### REQUIRED WORK:
Look through the listing below and report every line that contains "cuda".

### DATA SUPPLIED:
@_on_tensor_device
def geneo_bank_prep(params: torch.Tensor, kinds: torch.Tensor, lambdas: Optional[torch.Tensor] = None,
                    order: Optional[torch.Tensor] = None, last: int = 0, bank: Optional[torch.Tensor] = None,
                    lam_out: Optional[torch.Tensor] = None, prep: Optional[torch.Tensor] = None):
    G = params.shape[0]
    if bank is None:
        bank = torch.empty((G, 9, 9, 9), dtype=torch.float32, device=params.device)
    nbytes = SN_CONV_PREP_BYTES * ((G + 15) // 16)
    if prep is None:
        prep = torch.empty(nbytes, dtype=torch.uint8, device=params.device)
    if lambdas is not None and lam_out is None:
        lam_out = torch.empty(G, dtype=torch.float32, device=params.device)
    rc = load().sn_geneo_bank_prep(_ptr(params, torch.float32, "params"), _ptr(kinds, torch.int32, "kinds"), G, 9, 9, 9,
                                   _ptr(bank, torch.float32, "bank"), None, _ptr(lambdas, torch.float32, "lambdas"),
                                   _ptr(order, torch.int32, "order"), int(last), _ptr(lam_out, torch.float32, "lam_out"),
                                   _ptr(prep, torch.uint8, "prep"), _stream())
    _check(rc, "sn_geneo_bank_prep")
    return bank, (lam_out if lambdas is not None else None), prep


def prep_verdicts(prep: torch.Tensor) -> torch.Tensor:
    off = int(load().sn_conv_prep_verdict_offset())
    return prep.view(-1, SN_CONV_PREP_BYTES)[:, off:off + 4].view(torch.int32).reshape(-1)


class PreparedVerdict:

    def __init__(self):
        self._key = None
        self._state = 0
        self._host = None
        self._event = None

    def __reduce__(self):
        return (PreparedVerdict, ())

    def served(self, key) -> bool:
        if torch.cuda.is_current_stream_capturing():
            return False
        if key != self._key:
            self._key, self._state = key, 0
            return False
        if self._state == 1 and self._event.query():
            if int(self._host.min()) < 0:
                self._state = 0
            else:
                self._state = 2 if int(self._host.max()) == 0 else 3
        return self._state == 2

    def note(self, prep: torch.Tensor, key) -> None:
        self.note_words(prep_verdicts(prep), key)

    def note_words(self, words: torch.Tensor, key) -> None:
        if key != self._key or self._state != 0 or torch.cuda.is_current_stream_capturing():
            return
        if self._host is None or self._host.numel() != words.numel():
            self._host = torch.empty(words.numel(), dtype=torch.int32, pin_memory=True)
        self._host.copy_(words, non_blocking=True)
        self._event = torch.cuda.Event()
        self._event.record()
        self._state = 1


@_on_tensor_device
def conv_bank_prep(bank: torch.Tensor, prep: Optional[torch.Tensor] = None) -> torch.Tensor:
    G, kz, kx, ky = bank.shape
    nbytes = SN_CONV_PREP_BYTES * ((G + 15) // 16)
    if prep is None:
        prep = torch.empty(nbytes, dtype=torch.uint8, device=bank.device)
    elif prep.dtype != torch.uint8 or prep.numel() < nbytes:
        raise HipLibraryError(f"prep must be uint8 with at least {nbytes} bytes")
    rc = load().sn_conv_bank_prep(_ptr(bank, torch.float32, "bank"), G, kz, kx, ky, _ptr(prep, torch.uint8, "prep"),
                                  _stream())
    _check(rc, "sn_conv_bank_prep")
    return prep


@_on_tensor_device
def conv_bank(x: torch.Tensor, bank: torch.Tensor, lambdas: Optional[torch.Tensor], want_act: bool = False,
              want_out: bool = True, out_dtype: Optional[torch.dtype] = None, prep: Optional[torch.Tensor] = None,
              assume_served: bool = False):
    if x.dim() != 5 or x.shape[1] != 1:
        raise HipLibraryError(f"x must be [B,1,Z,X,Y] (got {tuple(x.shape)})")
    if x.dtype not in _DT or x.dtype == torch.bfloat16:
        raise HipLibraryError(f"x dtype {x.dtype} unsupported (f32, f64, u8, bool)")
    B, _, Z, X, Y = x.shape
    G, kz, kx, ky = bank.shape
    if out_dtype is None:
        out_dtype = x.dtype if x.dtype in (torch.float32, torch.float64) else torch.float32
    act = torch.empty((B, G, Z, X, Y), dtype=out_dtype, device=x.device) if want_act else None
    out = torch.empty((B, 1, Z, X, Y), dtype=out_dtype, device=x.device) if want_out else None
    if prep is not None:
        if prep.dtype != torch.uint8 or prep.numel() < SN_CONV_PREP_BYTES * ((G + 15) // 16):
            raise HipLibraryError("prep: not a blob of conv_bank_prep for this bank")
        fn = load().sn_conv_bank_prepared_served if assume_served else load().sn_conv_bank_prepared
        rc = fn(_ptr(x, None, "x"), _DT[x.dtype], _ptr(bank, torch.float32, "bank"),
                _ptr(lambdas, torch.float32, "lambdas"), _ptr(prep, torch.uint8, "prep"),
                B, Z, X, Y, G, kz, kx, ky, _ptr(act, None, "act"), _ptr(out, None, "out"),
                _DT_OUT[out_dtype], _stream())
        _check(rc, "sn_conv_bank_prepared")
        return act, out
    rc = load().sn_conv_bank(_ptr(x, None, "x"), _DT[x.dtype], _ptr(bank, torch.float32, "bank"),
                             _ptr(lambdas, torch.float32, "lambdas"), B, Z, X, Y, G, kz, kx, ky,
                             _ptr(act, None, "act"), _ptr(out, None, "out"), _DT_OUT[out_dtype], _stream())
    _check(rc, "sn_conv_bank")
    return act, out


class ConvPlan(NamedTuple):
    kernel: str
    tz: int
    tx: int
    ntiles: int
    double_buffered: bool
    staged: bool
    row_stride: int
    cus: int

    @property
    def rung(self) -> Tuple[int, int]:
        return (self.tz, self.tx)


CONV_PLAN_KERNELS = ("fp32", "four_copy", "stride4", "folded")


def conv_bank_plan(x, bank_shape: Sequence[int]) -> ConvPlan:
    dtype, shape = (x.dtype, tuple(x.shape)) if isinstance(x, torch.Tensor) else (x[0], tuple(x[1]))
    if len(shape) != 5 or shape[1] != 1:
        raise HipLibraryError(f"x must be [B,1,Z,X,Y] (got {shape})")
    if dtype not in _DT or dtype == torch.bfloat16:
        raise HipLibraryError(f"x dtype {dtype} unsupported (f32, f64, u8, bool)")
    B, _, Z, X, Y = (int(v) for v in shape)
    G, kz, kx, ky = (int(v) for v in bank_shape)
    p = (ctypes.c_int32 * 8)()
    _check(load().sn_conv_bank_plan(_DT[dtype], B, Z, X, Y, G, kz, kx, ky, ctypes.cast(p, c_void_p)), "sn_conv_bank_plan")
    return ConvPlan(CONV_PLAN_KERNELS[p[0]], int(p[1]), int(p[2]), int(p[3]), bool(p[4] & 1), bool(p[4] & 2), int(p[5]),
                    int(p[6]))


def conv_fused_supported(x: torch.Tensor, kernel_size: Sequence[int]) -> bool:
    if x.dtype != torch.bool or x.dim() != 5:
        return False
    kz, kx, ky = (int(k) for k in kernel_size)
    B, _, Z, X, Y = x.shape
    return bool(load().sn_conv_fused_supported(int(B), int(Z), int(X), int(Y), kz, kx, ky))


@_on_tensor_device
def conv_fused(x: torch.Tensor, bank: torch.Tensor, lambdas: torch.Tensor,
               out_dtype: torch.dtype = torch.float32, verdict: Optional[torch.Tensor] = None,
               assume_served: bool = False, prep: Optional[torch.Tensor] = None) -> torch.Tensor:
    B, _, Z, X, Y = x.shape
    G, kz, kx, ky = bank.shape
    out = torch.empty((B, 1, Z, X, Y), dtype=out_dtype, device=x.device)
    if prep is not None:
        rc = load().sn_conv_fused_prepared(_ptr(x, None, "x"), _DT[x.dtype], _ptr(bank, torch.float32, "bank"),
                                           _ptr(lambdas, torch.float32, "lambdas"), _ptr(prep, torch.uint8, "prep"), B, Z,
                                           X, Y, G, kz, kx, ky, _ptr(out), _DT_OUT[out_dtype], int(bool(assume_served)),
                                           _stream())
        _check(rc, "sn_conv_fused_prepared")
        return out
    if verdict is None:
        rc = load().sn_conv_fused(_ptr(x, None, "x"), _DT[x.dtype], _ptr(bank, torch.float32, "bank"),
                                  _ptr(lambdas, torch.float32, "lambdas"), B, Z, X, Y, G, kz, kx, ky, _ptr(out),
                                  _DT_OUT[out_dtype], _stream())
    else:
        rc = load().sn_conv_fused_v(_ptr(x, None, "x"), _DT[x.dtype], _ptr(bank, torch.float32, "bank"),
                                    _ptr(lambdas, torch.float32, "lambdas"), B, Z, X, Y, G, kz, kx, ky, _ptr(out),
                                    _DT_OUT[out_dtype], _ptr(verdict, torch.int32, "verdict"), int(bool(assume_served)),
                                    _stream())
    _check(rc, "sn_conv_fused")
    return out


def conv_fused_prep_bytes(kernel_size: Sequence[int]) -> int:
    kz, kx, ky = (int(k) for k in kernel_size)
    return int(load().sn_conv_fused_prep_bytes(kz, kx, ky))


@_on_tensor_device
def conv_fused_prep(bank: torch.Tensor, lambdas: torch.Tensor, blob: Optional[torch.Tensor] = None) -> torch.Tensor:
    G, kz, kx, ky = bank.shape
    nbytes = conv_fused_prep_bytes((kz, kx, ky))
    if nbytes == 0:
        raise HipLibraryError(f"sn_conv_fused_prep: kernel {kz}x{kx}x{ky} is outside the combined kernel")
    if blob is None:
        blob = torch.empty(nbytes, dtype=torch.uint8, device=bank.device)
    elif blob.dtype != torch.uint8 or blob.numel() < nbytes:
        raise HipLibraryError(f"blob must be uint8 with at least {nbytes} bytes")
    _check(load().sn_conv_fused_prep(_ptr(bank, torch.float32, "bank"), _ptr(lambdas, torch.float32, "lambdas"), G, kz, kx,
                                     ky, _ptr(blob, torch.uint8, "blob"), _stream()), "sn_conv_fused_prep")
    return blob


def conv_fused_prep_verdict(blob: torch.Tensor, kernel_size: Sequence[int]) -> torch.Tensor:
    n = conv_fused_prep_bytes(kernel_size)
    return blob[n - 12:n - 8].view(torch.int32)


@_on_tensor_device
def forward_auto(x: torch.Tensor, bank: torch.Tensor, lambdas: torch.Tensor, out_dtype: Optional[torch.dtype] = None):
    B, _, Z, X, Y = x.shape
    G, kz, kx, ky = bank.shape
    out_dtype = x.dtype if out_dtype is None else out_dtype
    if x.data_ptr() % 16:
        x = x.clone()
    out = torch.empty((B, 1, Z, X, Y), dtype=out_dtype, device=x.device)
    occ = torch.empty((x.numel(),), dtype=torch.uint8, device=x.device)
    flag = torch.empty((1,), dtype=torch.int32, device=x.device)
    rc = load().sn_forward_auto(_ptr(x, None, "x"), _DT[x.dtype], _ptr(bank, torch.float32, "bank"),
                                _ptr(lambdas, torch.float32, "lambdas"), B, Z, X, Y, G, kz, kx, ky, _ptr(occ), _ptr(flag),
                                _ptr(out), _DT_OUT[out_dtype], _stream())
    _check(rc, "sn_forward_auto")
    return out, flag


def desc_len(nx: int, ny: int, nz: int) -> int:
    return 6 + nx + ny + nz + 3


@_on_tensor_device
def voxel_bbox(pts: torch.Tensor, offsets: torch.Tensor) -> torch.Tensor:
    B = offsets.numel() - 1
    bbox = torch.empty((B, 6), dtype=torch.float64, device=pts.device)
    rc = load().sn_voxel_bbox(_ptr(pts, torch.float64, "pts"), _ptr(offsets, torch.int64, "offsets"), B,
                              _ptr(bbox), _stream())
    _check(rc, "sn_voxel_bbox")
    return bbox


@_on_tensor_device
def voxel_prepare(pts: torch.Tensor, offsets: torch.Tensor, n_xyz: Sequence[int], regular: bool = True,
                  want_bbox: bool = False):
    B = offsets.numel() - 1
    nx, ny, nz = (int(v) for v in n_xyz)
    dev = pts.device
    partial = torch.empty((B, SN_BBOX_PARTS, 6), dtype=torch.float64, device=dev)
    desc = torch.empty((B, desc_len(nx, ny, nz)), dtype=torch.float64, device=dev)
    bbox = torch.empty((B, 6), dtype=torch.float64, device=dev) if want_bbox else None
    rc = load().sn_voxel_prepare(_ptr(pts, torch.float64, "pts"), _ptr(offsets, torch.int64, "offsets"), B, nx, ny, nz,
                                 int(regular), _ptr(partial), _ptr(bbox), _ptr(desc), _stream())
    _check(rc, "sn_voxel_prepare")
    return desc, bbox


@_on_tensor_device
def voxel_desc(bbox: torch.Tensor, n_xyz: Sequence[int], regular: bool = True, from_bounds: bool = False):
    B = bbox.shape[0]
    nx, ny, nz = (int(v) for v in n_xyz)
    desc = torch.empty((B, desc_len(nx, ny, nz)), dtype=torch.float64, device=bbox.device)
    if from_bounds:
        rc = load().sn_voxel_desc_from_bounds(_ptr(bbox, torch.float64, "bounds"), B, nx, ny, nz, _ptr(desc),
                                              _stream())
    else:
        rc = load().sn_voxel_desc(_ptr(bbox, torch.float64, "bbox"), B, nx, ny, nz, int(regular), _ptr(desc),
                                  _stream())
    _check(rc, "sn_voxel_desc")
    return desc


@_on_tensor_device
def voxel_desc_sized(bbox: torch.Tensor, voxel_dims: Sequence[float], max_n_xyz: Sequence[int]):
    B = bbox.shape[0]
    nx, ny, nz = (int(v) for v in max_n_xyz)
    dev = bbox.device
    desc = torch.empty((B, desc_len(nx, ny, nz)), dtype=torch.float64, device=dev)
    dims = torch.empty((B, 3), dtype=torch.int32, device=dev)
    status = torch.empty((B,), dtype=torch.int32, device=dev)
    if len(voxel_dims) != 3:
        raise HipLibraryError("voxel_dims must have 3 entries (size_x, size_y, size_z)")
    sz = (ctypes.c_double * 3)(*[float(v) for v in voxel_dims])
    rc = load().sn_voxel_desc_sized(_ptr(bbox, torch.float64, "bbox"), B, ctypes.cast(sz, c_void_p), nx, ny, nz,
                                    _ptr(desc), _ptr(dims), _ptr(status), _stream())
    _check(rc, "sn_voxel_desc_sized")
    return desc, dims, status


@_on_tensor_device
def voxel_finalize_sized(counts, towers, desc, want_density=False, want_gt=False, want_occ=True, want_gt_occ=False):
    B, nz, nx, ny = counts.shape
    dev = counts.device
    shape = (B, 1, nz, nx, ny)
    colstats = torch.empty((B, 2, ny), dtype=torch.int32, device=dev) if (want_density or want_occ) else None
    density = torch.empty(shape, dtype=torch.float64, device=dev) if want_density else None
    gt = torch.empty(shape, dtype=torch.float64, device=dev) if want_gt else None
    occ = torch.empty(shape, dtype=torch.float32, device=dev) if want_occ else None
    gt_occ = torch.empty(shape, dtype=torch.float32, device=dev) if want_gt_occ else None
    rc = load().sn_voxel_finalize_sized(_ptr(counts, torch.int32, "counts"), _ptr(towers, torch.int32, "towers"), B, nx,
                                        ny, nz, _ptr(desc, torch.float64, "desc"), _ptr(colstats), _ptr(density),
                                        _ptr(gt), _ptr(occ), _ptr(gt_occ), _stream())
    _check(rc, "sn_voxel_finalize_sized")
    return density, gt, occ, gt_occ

### ANSWER BOX:
        if torch.cuda.is_current_stream_capturing():
        if key != self._key or self._state != 0 or torch.cuda.is_current_stream_capturing():
        self._event = torch.cuda.Event()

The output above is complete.